* Task *
Once the line containing "Metric: verified shares/sec" has been printed, stop; print every line before it exactly, starting at the top of the material below.
Start of Given entries
# danielSanchezQ/dkg

Hardware: AMD Instinct MI355X
Metric: verified shares/sec (whole node) at n=1024,t=511; full-ceremony wall time (higher is better)
Workload: dtype u32 (GF(2^255-19), Z_l); 1 GPU; one DKG ceremony n=1024, t=511 (share gen + round-2/4 checks + finalise); n=1024, t=511, parallelism=single GPU, verify_streams=2, rounds_2_4_fused=True, degree_split=4, recombination=short lattice multipliers, recombination_addends=affine Niels, stepping_additions=dedicated (complete redo where exceptional)

## Files before the change

dkg_amd/__init__.py:

```python
from ._lib import (ACCEPT, COMPLAINT_IGNORED, COMPLAINT_NO_PHASE3, COMPLAINT_NOT_OWNED, MISSING, REJECT, SELF,
                   SKIPPED, DkgError, lib)
from .api import (Backend, BatchProvenResult, BatchResult, MultiBackend, CeremonyResult, ProvenResult, Environment, ceremony_batch_device,
                  ceremony_batch_full_device, ceremony_batch_verify, ceremony_batch_verify_full, ceremony_batch_verify_full_proven,
                  ceremony_batch_verify_proven, comb_geometry, dealer_coefficients, enc_randomness, env_check, key_comb_choice, merge_verdicts,
                  packed_row_words, pair_eval_shape, receiver_plan, receiver_plan_constants, seat_disclosures, seat_enc_digits, seat_eval_shape, seat_finalise_status, seat_pack,
                  shard_range, shard_rows, split_multipliers)

__all__ = ["Backend", "MultiBackend", "Environment", "CeremonyResult", "BatchResult", "DkgError", "dealer_coefficients", "env_check",
           "ceremony_batch_device", "ceremony_batch_verify", "ceremony_batch_full_device", "ceremony_batch_verify_full", "enc_randomness", "split_multipliers", "lib",
           "shard_range", "shard_rows", "packed_row_words", "key_comb_choice",
           "ceremony_batch_verify_proven", "ceremony_batch_verify_full_proven", "BatchProvenResult",
           "ACCEPT", "REJECT", "SELF", "SKIPPED", "MISSING", "ProvenResult", "COMPLAINT_IGNORED", "COMPLAINT_NO_PHASE3",
           "COMPLAINT_NOT_OWNED", "merge_verdicts", "receiver_plan", "receiver_plan_constants", "pair_eval_shape",
           "comb_geometry", "seat_pack", "seat_finalise_status", "seat_disclosures", "seat_enc_digits", "seat_eval_shape"]
```

dkg_amd/_lib.py:

```python
import ctypes
import os
import sys

HERE = os.path.dirname(os.path.abspath(__file__))
LIB_PATH = os.environ.get("DKG_AMD_LIB", os.path.join(HERE, "libdkg_amd.so"))

DKG_OK = 0
DKG_E_ARG = -1
DKG_E_DECODE = -2
DKG_E_DEVICE = -3
DKG_E_NOMEM = -4
REJECT, ACCEPT, SELF, SKIPPED, MISSING = 0, 1, 2, 3, 4
FIN_OK, FIN_R2_ERROR, FIN_R4_ERROR, FIN_PHASE4_ERROR, FIN_INSUFFICIENT, FIN_PANIC = 0, 1, 2, 3, 4, 5
COMPLAINT_IGNORED, COMPLAINT_NO_PHASE3 = 4, 5
COMPLAINT_NOT_OWNED = -2

_lib = None


class DkgError(RuntimeError):
    def __init__(self, code, msg=""):
        self.code = code
        names = {DKG_E_ARG: "DKG_E_ARG", DKG_E_DECODE: "DKG_E_DECODE", DKG_E_DEVICE: "DKG_E_DEVICE",
                 DKG_E_NOMEM: "DKG_E_NOMEM"}
# ... 211 lines not shown
    L.dkg_dealer_coeffs.argtypes = [u8p, ctypes.c_uint32, sz, sz, sz, p, p]
    L.dkg_scalar_sum_device.argtypes = [p, sz, sz, p, p, p]
    L.dkg_point_sum_device.argtypes = [p, sz, p, p, p]
    L.dkg_share_gen_device.argtypes = [p, sz, sz, sz, p, p, p, p, p, p]
    L.dkg_ceremony_shard_recon_device.argtypes = [p, sz, sz, sz, sz, u8p, u8p, u8p, u8p, p, p,
                                                  ctypes.POINTER(ctypes.c_int32)]
    L.dkg_finalise_parties.argtypes = [p, sz, sz, u8p, u8p, u8p, u8p, u8p, u8p, u8p, p, p, p]
    L.dkg_shard_range.argtypes = [sz, sz, sz, ctypes.POINTER(sz), ctypes.POINTER(sz)]
    L.dkg_shard_range.restype = None
    L.dkg_shard_rows.argtypes = [sz, sz]
    L.dkg_shard_rows.restype = sz
    L.dkg_shard_combine_device.argtypes = [p, sz, sz, sz, p, p, p, p, ctypes.POINTER(ShardOutcome)]
    L.dkg_shard_combine_packed_device.argtypes = [p, sz, sz, sz, p, p, p, p, ctypes.POINTER(ShardOutcome)]
    L.dkg_fixed_base_windows.argtypes = []
    L.dkg_key_comb_windows.argtypes = []
    if hasattr(L, "dkg_comb_geometry"):
        L.dkg_ctx_set_comb_build.argtypes = [p, ctypes.c_int]
        L.dkg_ctx_last_comb_build.argtypes = [p]
        L.dkg_ctx_last_comb_build_ms.argtypes = [p]
        L.dkg_ctx_last_comb_build_ms.restype = ctypes.c_double
        L.dkg_comb_geometry.argtypes = [ctypes.c_int, ctypes.POINTER(ctypes.c_int), ctypes.POINTER(ctypes.c_int),
                                        ctypes.POINTER(ctypes.c_uint32), ctypes.POINTER(ctypes.c_uint32)]
        L.dkg_comb_entries.argtypes = [p, ctypes.c_int, u8p, ctypes.c_int, ctypes.c_uint32, ctypes.c_uint32, p]
    L.dkg_packed_row_words.argtypes = [sz]
    L.dkg_packed_row_words.restype = sz
    L.dkg_decisions_pack_device.argtypes = [p, sz, sz, sz, sz, p, p]
    L.dkg_shard_finalise_device.argtypes = [p, sz, sz, sz, p, p, u8p, ctypes.c_int, p, p, p]
    L.dkg_multi_create.argtypes = [ctypes.POINTER(ctypes.c_int), ctypes.c_int, ctypes.POINTER(p)]
    L.dkg_multi_destroy.argtypes = [p]
    L.dkg_multi_destroy.restype = None
    L.dkg_multi_size.argtypes = [p]
    L.dkg_multi_ctx.argtypes = [p, ctypes.c_int]
    L.dkg_multi_ctx.restype = p
    L.dkg_multi_last_error.argtypes = [p]
    L.dkg_multi_last_error.restype = ctypes.c_char_p
    L.dkg_multi_phase_ms.argtypes = [p, ctypes.c_char_p]
    L.dkg_multi_phase_ms.restype = ctypes.c_double
    L.dkg_multi_env_init.argtypes = [p, sz, sz, u8p, sz, p]
    L.dkg_multi_ceremony_run.argtypes = [p, sz, sz, u8p, u8p, ctypes.POINTER(CeremonyOut)]
    L.dkg_multi_ceremony_run_device.argtypes = [p, sz, sz, ctypes.POINTER(p), ctypes.POINTER(p),
                                                ctypes.POINTER(CeremonyOut)]
    L.dkg_multi_ceremony_verify.argtypes = [p, sz, sz, u8p, u8p, u8p, u8p, ctypes.POINTER(CeremonyOut)]
    L.dkg_multi_ceremony_run_full.argtypes = [p, sz, sz, u8p, u8p, u8p, u8p, u8p, ctypes.POINTER(CeremonyOut)]
    L.dkg_multi_ceremony_run_full_device.argtypes = [p, sz, sz, ctypes.POINTER(p), ctypes.POINTER(p), ctypes.POINTER(p),
                                                     u8p, u8p, ctypes.POINTER(CeremonyOut)]
    L.dkg_multi_ceremony_verify_full.argtypes = [p, sz, sz, u8p, u8p, u8p, u8p, u8p, ctypes.POINTER(CeremonyOut)]
# ... 19 lines not shown
    "dkg_shard_combine_packed_device", "dkg_packed_row_words", "dkg_fixed_base_windows", "dkg_key_comb_windows", "dkg_decisions_pack_device",
    "dkg_shard_finalise_device", "dkg_multi_create", "dkg_multi_destroy", "dkg_multi_size", "dkg_multi_ctx",
    "dkg_multi_last_error", "dkg_multi_phase_ms", "dkg_multi_env_init", "dkg_multi_ceremony_run",
    "dkg_multi_ceremony_run_device", "dkg_multi_ceremony_verify",
    "dkg_member_keys_batch", "dkg_encrypt_shares_batch", "dkg_decrypt_shares_batch", "dkg_ceremony_batch_full_device",
    "dkg_ceremony_batch_verify_full", "dkg_ctx_set_batch_full_chunk",
    "dkg_complaints_prove", "dkg_complaints_verify", "dkg_ctx_set_complaint_eval", "dkg_ceremony_verify_full_complaints",
    "dkg_complaints3_verify", "dkg_ceremony_verify_fetched_proven", "dkg_ceremony_verify_full_proven",
    "dkg_ceremony_batch_verify_proven", "dkg_ceremony_batch_verify_full_proven",
    "dkg_ceremony_shard_full_device", "dkg_ceremony_shard_verify_full_device", "dkg_ctx_set_key_comb",
    "dkg_ctx_last_key_comb", "dkg_key_comb_choice", "dkg_key_comb_constants", "dkg_multi_ceremony_run_full",
    "dkg_multi_ceremony_run_full_device", "dkg_multi_ceremony_verify_full",
    "dkg_ceremony_shard_verify_proven_device", "dkg_ceremony_shard_verify_full_proven_device",
    "dkg_ctx_last_complaint_eval", "dkg_shard_combine_proven_device",
    "dkg_multi_ceremony_verify_proven", "dkg_multi_ceremony_verify_full_proven",
    "dkg_receiver_plan_for", "dkg_receiver_plan_cost_us", "dkg_receiver_plan_constants", "dkg_ctx_set_receiver_chunk",
    "dkg_ctx_set_comb_build", "dkg_ctx_last_comb_build", "dkg_ctx_last_comb_build_ms", "dkg_comb_geometry", "dkg_comb_entries",
    "dkg_ctx_last_receiver_chunk", "dkg_pair_eval_shape", "dkg_commitment_eval_pairs", "dkg_commitment_eval", "dkg_verify_receivers", "dkg_party_round2",
    "dkg_seat_pack", "dkg_commitment_eval_seats", "dkg_verify_seats", "dkg_party_round2_seats",
    "dkg_complaints_verify_ceremonies", "dkg_complaints3_verify_ceremonies", "dkg_party_round3_seats", "dkg_finalise_seats",
    "dkg_seat_finalise_status",
    "dkg_party_round1_seats", "dkg_ctx_set_seat_deal", "dkg_ctx_last_seat_deal", "dkg_seat_enc_digits",
    "dkg_seat_eval_shape", "dkg_seat_eval_constants", "dkg_ctx_set_seat_eval", "dkg_ctx_last_seat_eval",
]
```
End of Given entries
* Your solution *
# danielSanchezQ/dkg

Hardware: AMD Instinct MI355X
Metric: verified shares/sec (whole node) at n=1024,t=511; full-ceremony wall time (higher is better)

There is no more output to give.